CHAPTER IX
FOR CROSS AND CROWN
DEATH IN ACTION OF FATHER FINN OF THE DUBLINS AND FATHER GWYNN OF THE
IRISH GUARDS
In which mood do soldiers generally go into battle--devotional or
profane? An observer of authority, Mr. J.H. Morgan, professor of
constitutional history at University College, London, who had a long
stay at the Front, in France and Flanders on Government duty, commits
himself to the curious statement that most men go into action, not
ejaculating prayers, but swearing out aloud. However that may be as
regards the non-religious soldier, it certainly is not true of the
Catholic Irish soldier. By temperament and training the average Irish
soldier, like most of his race, is profoundly religious at all times,
and the experiences of the chaplains to the Catholic Irish regiments
show that at no time is the Irish soldier more under a constant and
reverent sense of the nearness of the unseen Powers, and his absolute
dependence upon them, than at the awful moment when, in the plenitude
of his youth and physical strength, he is confronted by the prospect
of sudden death or bodily mutilation.
Of course, if a soldier does swear on the battlefield, that
circumstance must not necessarily be accepted as proof either that he
is destitute of religious feelings and principles, or that there is any
thought of impiety in his mind. Most likely the swearing is done quite
unconsciously.

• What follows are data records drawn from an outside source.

#pragma unroll 1
    for (int u = 0; u < units; ++u) {
        __syncthreads();
        if (tid == 0 && u + S - 1 < units) issue_w(u + S - 1);
        mbar_wait(&full[u % S], (uint32_t)(u / S) & 1u);
        const uint32_t wslot = wbase + (uint32_t)(u % S) * p.b_slot;
        wg_fence();
        if (u < nstep1) {
            const uint32_t a0 = abase + (uint32_t)(u & 1) * a_bytes + (uint32_t)tl.row0 * 16;
            const uint32_t b0 = wslot + (uint32_t)tl.col0 * 16;
            auto mma_tap = [&](uint32_t ahi, uint32_t bhi) {
                const uint32_t alo = ahi + a_plane, blo = bhi + T1::KG * b_lbo;
                if constexpr (TT) {
                    mma_pass<P1, NI>(acc, bhi, b_lbo, ahi, a_lbo);
                    mma_pass<P1, NI>(crs, bhi, b_lbo, alo, a_lbo);
                    mma_pass<P1, NI>(crs, blo, b_lbo, ahi, a_lbo);
                } else if constexpr (P1 == P_F16S) {
                    mma_pass<P1, NI>(acc, ahi, a_lbo, bhi, b_lbo);
                } else if constexpr (F16X2) {
                    mma_pass<P1, NI>(acc, ahi, a_lbo, bhi, b_lbo);
                    mma_pass<P1, NI>(crs, ahi, a_lbo, blo, b_lbo);
                    mma_pass<P1, NI>(crs, alo, a_lbo, bhi, b_lbo);
                } else {
                    mma_pass<P1, NI>(acc, ahi, a_lbo, bhi, b_lbo);
                    mma_pass<P1, NI>(acc, ahi, a_lbo, blo, b_lbo);
                    mma_pass<P1, NI>(acc, alo, a_lbo, bhi, b_lbo);
                }
            };
            if constexpr (GROUPABLE) {
                uint32_t ac = a0, bc = b0, ahi = a0, bhi = b0;
#pragma unroll 1
                for (int i = 0, tap = 0; i < G * Kr; ++i) {
                    mma_tap(ahi, bhi);
                    if (++tap < Kr) { ahi += (uint32_t)dil * 16; bhi += T1::planes * T1::KG * b_lbo; }
                    else { tap = 0; ac += T1::KG * a_lbo; bc += w_unit1; ahi = ac; bhi = bc; }
                }
            } else {
#pragma unroll 1
                for (int tap = 0; tap < Kr; ++tap)
                    mma_tap(a0 + (uint32_t)(tap * dil) * 16, b0 + (uint32_t)tap * T1::planes * T1::KG * b_lbo);
            }
            wg_commit();
            if (u + 1 < nstep1) produce(u + 1);
            wg_wait_all();
            const int done = (u + 1) * G;
            if (PROMO && (done % p.promote_every == 0 || done == nchunk)) promote(done <= p.promote_every, done == nchunk);
            if constexpr (FUSED) {
                if (u + 1 == nstep1) {
                    constexpr int KG2 = prec_kg(P2 < 0 ? 0 : P2);
                    const uint32_t a2_plane = (uint32_t)(p.nchunk2 * KG2) * BM2 * 16;
                    for_each_pair<NI, 32>(tl, acc, [&](int row, int col, float v0, float v1) {
                        const float2 bi = __ldg(reinterpret_cast<const float2*>(p.bias + col));
                        const float2 al = __ldg(reinterpret_cast<const float2*>(p.out_alpha + col));
                        const float2 ia = __ldg(reinterpret_cast<const float2*>(p.out_inv_alpha + col));
                        v0 = act_out<DEC>(ACT_SNAKE, v0 + bi.x, al.x, ia.x);
                        v1 = act_out<DEC>(ACT_SNAKE, v1 + bi.y, al.y, ia.y);
                        if constexpr (P2 == P_BF16) {
                            __nv_bfloat162 h = __floats2bfloat162_rn(v0, v1);
                            float2 hf = __bfloat1622float2(h);
                            __nv_bfloat162 l = __floats2bfloat162_rn(v0 - hf.x, v1 - hf.y);
                            const uint32_t off = ((uint32_t)(col >> 3) * BM2 + row) * 16 + (col & 7) * 2;
                            *reinterpret_cast<__nv_bfloat162*>(a2buf + off) = h;
                            *reinterpret_cast<__nv_bfloat162*>(a2buf + a2_plane + off) = l;
                        } else {
                            const float h0 = to_tf32(v0), h1 = to_tf32(v1);
                            const uint32_t off = ((uint32_t)(col >> 2) * BM2 + row) * 16 + (col & 3) * 4;
                            *reinterpret_cast<float2*>(a2buf + off) = make_float2(h0, h1);
                            *reinterpret_cast<float2*>(a2buf + a2_plane + off) = make_float2(to_tf32(v0 - h0), to_tf32(v1 - h1));
                        }
                    });
                    fence_proxy_async();
                    zero_acc<NI>(acc);
                }
            }
        } else if constexpr (FUSED) {
            constexpr int P2x = P2 < 0 ? 0 : P2;
            constexpr int KG2 = prec_kg(P2x);
            const int c2 = u - nstep1;
            const uint32_t a2_plane = (uint32_t)(p.nchunk2 * KG2) * BM2 * 16, a2_lbo = (uint32_t)BM2 * 16;
            const uint32_t ahi = a2base + ((uint32_t)(c2 * KG2) * BM2 + tl.row0) * 16, alo = ahi + a2_plane;
            const uint32_t bhi = wslot + (uint32_t)tl.col0 * 16, blo = bhi + KG2 * b_lbo;
            mma_pass<P2x, NI>(acc, ahi, a2_lbo, bhi, b_lbo);
            mma_pass<P2x, NI>(acc, ahi, a2_lbo, blo, b_lbo);
            mma_pass<P2x, NI>(acc, alo, a2_lbo, bhi, b_lbo);
            wg_commit();
            wg_wait_all();
        }
    }

    const float* __restrict__ bias = FUSED ? p.bias2 : p.bias;
    const int act = FUSED ? ACT_NONE : p.out_act;
    float* __restrict__ yb = p.y + (size_t)b * p.y_bstride + (size_t)ntile * N;
    const float* __restrict__ rb = p.res ? p.res + (size_t)b * p.y_bstride + (size_t)ntile * N : nullptr;
    const float* al_p = act == ACT_SNAKE ? p.out_alpha + (size_t)ntile * N : nullptr;
    const float* ia_p = act == ACT_SNAKE ? p.out_inv_alpha + (size_t)ntile * N : nullptr;
    const float* bi_p = bias ? bias + (size_t)ntile * N : nullptr;
    if constexpr (TT) {
        for_each_pair<NI>(tl, acc, [&](int r, int c, float v0, float v1) {
            if (r - tl.row0 >= NW) return;
            const int co = tl.col0 + (r - tl.row0), tf = tl.row0 + (c - tl.col0);
            const float bi = bi_p ? __ldg(bi_p + co) : 0.f;
            const float al = act == ACT_SNAKE ? __ldg(al_p + co) : 0.f, ia = act == ACT_SNAKE ? __ldg(ia_p + co) : 0.f;
            const float v[2] = {v0, v1};
#pragma unroll
            for (int e = 0; e < 2; ++e) {
                const int t = t0 + tf + e;
                if (t >= p.Tout) continue;
                float o = act_out<DEC>(act, v[e] + bi, al, ia);
                if (rb) o += rb[(size_t)t * p.ldy + co];
                yb[(size_t)t * p.ldy + co] = o;
            }
        });
        return;
    }
    for_each_pair<NI>(tl, acc, [&](int row, int col, float v0, float v1) {
        const int t = t0 + row;
        if (t >= p.Tout) return;
        if (bi_p) { const float2 bi = __ldg(reinterpret_cast<const float2*>(bi_p + col)); v0 += bi.x; v1 += bi.y; }
        if (act == ACT_SNAKE) {
            const float2 al = __ldg(reinterpret_cast<const float2*>(al_p + col));
            const float2 ia = __ldg(reinterpret_cast<const float2*>(ia_p + col));
            v0 = act_out<DEC>(ACT_SNAKE, v0, al.x, ia.x);
            v1 = act_out<DEC>(ACT_SNAKE, v1, al.y, ia.y);
        } else if (act != ACT_NONE) {
            v0 = act_out<DEC>(act, v0, 0.f, 0.f);
            v1 = act_out<DEC>(act, v1, 0.f, 0.f);
        }
        if (rb) { const float2 r = *reinterpret_cast<const float2*>(rb + (size_t)t * p.ldy + col); v0 += r.x; v1 += r.y; }
        *reinterpret_cast<float2*>(yb + (size_t)t * p.ldy + col) = make_float2(v0, v1);
    });
}

}

namespace {
constexpr size_t kSmemCap = 227 * 1024;
constexpr size_t kSmemCap2 = 113 * 1024;
int plan_prec(const TcConvParams& p) {
    return p.g1f16 ? P_F16S : (p.f16x2 ? P_F16X2 : (p.bf16 ? P_BF16 : P_TF32));
}
constexpr int f16s_wide_nw(bool fused) { return fused ? 192 : 256; }
}

bool tc_conv_plan(TcConvParams& p) {
    if ((p.Cin % 4) != 0 || ((p.Cin * p.vf) % kChunk) != 0 || (p.Cout % 16) != 0) return false;
    if (p.bf16 && p.promoted) return false;
    if (p.f16x2 && !p.promoted) return false;
    if (p.g1f16 && !p.bf16) return false;
    if (p.tt && !p.f16x2) return false;
    if (p.fused && (p.promoted || p.Cin != p.Cout || p.vf != 1 || p.Cout > 256)) return false;
    const int P1 = plan_prec(p), P2 = p.fused ? (p.bf16 ? P_BF16 : P_TF32) : P_NONE;
    p.nchunk = p.Cin * p.vf / kChunk;
    p.nchunk2 = p.fused ? p.Cout / kChunk : 0;
    p.promote_every = p.promoted ? (p.f16x2 ? (48 / p.Kr < 1 ? 1 : 48 / p.Kr) : (8 / p.Kr < 1 ? 1 : 8 / p.Kr)) : 1;
    const int nw_max = p.promoted ? 64 : 128;
    constexpr size_t kAReserve = 40 * 1024;
    int N = 0;
    for (int cand = p.fused ? p.Cout : 256; cand >= 16 && N == 0; cand -= 16) {
        const bool rows_split = cand <= nw_max, cols_split = (cand / 2) % 16 == 0 && cand / 2 <= nw_max;
        if (p.Cout % cand || !(rows_split || cols_split)) continue;
        size_t slot = (size_t)p.Kr * prec_planes(P1) * prec_kg(P1) * cand * 16, a2 = 0;
        if (P2 != P_NONE) a2 = (size_t)prec_planes(P2) * p.nchunk2 * prec_kg(P2) * 64 * 16;
        if (kSmemHdr + kAReserve + slot + a2 <= kSmemCap) N = cand;
        else if (p.fused) return false;
    }
    if (N == 0) return false;
    struct Layout { int Rpad; size_t slot, total; };
    auto layout = [&](int S, int MT, int G) {
        const int NW = MT == 2 ? N : N / 2, BM = 64 * MT;
        Layout l;
        const int v = G == 1 ? 2 : (P1 == P_TF32 ? 1 : 4 / G);
        l.Rpad = BM + (p.Kr - 1) * p.dil;
        while (l.Rpad % 8 != v) ++l.Rpad;
        const size_t a_bytes = (size_t)G * prec_planes(P1) * prec_kg(P1) * l.Rpad * 16;
        l.slot = (size_t)G * p.Kr * prec_planes(P1) * prec_kg(P1) * N * 16;
        size_t a2 = 0;
        if (P2 != P_NONE) {
            const size_t slot2 = (size_t)prec_planes(P2) * prec_kg(P2) * N * 16;
            if (slot2 > l.slot) l.slot = slot2;
            a2 = (size_t)prec_planes(P2) * p.nchunk2 * prec_kg(P2) * BM * 16;
        }
        const size_t master = master_bytes(p.promoted, p.nchunk, p.promote_every, p.tt ? 64 : NW);
        l.total = kSmemHdr + 2 * a_bytes + master + S * l.slot + a2 + (p.tt ? 64 * 16 : 0);
        return l;
    };
    auto group = [&](int S, int MT, size_t cap) {
        if (p.Kr > 3 || p.tt || p.fused || p.g1f16) return 1;
        for (int G = 4; G > 1; G /= 2)
            if (G <= p.max_group && p.nchunk % G == 0 && (!p.promoted || p.promote_every % G == 0) && layout(S, MT, G).total <= cap) return G;
        return 1;
    };
    const bool want2 = p.promoted ? !p.tt : (p.occ2_maxn > 0 && N <= p.occ2_maxn);
    for (int two = want2 ? 1 : 0; two >= 0; --two) {
        const size_t cap = two ? kSmemCap2 : kSmemCap;
        const int nwl = two ? 64 : nw_max;
        for (int S = 2; S >= 1; --S)
            for (int MT = 2; MT >= 1; --MT) {
                const int NW = MT == 2 ? N : N / 2;
                const bool wide = !two && P1 == P_F16S && NW == f16s_wide_nw(p.fused);
                if ((NW > nwl && !wide) || NW % 16) continue;
                if (wide && layout(2, 1, 1).total <= kSmemCap2) continue;
                const Layout l1 = layout(S, MT, 1);
                if (l1.total > cap) continue;
                const int G = group(S, MT, l1.total <= kSmemCap2 ? kSmemCap2 : cap);
                const Layout l = layout(S, MT, G);
                p.N = N; p.MT = MT; p.Rpad = l.Rpad; p.R2pad = 64 * MT; p.stagesB = S; p.b_slot = (int)l.slot;
                p.group = G;
                p.smem_bytes = l.total;
                p.occ2 = two;
                return true;
            }
    }
    return false;
}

At a time when the mental faculties are distraught and
the tension on the central nervous system reaches almost to the
breaking-point, it is probable that men no more know what they say than
they do when they are under an anaesthetic; and that, in the one state
as in the other, incongruous expressions--wholly inconsistent with the
character of the patient--come to the lips from the deeps of
subconsciousness. There is nothing like constant nearness to death to
make men generally turn their thoughts to things serious and solemn.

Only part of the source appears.